--- DATA TO USE Enclosed Below ---
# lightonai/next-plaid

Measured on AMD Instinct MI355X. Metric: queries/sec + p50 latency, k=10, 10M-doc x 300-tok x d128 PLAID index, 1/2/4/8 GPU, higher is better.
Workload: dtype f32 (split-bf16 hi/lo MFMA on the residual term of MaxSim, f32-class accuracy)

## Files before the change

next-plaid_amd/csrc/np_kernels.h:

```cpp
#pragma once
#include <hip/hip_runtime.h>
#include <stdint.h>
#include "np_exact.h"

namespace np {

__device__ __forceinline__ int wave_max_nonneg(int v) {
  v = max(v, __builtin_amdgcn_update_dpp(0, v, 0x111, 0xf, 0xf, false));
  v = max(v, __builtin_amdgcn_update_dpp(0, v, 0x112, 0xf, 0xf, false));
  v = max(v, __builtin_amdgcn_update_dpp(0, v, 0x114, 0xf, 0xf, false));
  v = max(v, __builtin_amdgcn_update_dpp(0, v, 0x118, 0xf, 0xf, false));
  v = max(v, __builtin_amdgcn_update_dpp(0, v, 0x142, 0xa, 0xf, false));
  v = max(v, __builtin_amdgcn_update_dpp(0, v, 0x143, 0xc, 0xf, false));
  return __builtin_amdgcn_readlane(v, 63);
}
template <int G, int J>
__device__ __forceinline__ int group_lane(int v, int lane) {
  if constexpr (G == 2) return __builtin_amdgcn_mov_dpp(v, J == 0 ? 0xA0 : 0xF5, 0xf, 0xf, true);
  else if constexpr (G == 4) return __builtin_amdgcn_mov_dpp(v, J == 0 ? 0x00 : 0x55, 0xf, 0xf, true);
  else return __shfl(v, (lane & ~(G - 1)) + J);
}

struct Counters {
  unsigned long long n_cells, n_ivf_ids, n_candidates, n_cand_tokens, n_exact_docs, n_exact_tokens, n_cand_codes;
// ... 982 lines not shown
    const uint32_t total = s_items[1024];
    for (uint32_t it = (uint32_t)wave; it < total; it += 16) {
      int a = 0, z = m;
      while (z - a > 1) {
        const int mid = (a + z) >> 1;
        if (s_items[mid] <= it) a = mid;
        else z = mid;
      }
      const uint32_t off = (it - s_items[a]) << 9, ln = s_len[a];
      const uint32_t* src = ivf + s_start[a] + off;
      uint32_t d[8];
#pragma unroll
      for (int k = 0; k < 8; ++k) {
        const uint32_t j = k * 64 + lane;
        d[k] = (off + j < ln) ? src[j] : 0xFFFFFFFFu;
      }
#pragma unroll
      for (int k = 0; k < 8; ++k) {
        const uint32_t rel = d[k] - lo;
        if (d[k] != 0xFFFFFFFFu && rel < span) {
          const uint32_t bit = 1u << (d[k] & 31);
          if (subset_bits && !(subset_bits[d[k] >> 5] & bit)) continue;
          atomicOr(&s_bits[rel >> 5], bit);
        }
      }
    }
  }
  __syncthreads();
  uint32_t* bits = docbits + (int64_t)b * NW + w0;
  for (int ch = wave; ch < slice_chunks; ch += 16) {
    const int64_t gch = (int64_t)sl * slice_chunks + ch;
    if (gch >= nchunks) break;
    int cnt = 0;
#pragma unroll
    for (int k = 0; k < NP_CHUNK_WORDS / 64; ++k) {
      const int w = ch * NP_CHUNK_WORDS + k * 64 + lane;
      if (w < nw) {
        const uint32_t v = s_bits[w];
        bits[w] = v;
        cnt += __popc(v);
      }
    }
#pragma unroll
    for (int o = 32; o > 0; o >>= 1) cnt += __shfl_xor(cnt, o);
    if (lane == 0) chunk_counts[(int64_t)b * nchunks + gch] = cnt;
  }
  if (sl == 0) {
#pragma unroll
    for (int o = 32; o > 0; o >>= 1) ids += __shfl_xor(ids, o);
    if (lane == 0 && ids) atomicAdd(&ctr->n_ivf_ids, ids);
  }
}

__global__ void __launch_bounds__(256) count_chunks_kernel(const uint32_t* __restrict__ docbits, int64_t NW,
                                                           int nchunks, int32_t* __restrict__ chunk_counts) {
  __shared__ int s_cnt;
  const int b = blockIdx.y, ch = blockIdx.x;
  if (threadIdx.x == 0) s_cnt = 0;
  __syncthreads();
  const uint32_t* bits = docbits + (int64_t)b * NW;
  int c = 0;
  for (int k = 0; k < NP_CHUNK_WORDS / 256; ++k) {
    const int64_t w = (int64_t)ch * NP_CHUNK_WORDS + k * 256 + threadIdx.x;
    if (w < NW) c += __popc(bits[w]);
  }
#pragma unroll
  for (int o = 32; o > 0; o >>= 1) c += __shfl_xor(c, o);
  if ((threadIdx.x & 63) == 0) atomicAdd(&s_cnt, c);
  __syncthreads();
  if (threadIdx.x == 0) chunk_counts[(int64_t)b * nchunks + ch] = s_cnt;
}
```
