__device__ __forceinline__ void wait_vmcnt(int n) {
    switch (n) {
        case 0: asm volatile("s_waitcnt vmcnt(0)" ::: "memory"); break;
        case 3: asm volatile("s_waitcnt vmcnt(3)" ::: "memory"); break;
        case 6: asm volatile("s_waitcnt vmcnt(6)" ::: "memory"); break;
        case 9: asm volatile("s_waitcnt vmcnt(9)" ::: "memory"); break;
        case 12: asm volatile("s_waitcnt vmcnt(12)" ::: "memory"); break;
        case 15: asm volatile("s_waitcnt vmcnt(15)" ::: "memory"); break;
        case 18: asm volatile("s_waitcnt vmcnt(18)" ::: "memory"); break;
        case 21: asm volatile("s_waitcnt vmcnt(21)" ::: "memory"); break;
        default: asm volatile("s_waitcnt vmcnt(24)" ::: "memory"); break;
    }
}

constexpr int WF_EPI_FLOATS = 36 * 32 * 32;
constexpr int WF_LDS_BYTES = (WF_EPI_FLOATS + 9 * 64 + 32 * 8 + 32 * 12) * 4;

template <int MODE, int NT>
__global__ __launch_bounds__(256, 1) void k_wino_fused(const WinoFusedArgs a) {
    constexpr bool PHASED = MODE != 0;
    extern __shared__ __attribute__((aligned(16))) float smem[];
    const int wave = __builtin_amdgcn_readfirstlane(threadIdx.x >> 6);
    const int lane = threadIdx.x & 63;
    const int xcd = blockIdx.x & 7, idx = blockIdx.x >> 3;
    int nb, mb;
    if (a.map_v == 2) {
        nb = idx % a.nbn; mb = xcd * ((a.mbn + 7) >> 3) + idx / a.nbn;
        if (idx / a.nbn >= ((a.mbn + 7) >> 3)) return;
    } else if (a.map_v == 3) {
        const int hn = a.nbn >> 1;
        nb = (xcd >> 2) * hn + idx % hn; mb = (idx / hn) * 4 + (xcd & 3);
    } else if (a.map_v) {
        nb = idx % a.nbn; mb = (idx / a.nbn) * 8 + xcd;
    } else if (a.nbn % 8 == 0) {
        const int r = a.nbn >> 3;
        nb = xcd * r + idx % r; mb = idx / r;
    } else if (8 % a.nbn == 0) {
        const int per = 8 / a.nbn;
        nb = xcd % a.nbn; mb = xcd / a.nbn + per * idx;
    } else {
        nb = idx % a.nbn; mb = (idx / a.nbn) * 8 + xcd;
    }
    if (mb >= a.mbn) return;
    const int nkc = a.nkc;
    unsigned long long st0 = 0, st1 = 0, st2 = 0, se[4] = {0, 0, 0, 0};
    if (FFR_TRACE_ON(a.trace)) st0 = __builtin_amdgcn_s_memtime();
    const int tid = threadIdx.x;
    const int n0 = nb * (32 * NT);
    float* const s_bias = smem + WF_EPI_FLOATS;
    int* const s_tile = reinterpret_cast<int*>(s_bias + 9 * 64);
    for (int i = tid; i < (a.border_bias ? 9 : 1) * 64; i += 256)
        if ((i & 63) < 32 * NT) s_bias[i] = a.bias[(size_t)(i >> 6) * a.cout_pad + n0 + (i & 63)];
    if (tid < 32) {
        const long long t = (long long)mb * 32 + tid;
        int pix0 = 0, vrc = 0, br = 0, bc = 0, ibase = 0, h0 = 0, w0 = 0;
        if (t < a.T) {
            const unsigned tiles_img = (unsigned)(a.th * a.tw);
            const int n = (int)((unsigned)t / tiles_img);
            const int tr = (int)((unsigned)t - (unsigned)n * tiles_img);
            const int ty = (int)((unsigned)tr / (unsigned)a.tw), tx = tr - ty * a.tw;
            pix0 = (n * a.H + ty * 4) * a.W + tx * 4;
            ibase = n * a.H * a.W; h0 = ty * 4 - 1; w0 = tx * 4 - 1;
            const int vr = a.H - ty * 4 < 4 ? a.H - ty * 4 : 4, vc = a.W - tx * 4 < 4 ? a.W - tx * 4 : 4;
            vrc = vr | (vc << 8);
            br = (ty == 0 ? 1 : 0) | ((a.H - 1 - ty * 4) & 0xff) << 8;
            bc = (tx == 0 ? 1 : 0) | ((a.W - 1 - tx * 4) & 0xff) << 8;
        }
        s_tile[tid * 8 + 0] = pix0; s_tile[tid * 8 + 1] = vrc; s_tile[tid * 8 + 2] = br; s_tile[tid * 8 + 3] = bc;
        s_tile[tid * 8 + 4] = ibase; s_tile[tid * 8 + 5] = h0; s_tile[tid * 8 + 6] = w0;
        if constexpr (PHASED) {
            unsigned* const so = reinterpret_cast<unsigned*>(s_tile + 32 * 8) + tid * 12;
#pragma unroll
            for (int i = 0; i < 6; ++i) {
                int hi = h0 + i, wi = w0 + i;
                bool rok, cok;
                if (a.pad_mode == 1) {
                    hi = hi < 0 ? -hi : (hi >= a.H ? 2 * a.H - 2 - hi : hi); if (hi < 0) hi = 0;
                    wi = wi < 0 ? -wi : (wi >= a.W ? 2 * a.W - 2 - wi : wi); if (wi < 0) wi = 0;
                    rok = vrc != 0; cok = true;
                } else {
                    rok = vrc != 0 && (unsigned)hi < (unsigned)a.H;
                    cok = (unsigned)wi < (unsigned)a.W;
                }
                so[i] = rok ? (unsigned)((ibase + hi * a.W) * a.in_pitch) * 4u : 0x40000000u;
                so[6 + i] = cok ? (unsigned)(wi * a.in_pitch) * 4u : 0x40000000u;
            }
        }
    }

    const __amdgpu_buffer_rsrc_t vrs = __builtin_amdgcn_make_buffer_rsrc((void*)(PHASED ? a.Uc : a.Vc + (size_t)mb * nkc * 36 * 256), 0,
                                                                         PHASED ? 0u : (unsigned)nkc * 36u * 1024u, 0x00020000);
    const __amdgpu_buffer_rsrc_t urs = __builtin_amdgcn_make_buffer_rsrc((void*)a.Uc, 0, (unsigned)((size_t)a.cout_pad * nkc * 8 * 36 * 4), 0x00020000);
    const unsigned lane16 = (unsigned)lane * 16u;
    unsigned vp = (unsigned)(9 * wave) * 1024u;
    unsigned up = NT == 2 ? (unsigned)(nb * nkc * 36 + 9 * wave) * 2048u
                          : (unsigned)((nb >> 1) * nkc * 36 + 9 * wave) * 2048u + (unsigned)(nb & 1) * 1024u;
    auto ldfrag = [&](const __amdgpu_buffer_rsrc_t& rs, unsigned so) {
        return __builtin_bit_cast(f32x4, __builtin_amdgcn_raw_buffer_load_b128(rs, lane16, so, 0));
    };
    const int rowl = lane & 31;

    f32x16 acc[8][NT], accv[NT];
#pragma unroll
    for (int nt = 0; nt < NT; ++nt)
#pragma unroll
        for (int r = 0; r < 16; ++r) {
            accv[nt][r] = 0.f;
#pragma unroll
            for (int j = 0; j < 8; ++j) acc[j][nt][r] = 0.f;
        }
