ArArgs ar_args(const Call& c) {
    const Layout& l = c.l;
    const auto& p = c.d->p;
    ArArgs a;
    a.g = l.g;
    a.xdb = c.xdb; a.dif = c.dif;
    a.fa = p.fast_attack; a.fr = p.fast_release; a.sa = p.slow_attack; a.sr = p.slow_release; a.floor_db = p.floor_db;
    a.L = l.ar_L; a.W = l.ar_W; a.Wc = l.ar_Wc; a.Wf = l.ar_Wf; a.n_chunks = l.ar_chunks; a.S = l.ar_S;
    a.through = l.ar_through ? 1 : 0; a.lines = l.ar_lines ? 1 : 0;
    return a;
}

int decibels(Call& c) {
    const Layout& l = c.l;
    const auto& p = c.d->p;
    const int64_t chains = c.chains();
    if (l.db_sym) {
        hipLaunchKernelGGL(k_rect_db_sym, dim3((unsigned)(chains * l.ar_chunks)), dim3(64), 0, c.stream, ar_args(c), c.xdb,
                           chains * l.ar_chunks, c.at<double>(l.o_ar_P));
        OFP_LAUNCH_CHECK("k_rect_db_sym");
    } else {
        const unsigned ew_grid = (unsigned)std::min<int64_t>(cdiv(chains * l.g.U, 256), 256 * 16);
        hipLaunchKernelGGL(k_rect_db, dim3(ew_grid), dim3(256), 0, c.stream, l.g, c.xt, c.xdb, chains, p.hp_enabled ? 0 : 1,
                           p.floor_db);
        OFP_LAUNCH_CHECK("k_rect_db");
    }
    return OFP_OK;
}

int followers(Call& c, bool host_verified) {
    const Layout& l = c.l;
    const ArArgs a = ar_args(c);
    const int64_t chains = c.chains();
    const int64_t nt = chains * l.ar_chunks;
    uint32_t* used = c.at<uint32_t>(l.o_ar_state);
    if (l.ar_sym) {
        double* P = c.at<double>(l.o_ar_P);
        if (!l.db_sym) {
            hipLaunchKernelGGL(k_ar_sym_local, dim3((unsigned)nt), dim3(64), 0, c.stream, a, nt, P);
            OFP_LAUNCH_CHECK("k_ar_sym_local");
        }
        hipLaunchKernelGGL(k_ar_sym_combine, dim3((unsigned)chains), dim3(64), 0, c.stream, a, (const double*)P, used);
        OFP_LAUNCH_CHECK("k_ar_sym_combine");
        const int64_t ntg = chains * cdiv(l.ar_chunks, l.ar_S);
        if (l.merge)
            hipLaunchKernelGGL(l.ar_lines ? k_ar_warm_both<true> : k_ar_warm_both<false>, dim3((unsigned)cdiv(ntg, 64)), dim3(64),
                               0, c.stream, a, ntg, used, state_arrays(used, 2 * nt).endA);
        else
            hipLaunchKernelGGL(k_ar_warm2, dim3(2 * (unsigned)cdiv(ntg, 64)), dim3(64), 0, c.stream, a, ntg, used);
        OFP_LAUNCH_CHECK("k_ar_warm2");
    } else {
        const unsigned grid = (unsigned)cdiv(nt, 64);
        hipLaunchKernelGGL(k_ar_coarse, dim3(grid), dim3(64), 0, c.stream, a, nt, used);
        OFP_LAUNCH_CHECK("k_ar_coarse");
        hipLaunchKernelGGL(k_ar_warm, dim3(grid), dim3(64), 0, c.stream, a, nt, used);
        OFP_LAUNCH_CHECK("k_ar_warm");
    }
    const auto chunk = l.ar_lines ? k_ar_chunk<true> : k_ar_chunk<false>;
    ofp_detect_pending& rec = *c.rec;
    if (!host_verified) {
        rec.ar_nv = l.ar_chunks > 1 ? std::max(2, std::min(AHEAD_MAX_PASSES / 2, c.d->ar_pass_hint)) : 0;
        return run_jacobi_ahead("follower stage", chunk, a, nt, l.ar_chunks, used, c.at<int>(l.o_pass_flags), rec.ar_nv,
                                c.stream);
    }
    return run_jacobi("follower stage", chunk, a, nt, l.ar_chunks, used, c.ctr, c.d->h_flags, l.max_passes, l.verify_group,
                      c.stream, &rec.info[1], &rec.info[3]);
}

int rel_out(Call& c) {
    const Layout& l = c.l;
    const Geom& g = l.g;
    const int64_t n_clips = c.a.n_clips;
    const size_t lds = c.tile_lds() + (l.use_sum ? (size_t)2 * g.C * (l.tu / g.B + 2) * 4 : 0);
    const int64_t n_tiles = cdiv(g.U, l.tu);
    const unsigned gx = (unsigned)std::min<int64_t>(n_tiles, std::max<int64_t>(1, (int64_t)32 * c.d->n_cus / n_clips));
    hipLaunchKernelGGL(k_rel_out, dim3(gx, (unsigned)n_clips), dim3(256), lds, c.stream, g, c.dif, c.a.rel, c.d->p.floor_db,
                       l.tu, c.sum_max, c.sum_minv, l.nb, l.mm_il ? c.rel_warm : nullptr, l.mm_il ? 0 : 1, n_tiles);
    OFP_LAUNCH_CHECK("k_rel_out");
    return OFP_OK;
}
--- End of Enclosed DATA TO USE ---
* **DIRECTIONS**:
Go through the entries. Report every line that contains the word "docbits".

* **ANSWER FOR THIS EXERCISE**:
  uint32_t* bits = docbits + (int64_t)b * NW + w0;
__global__ void __launch_bounds__(256) count_chunks_kernel(const uint32_t* __restrict__ docbits, int64_t NW,
  const uint32_t* bits = docbits + (int64_t)b * NW;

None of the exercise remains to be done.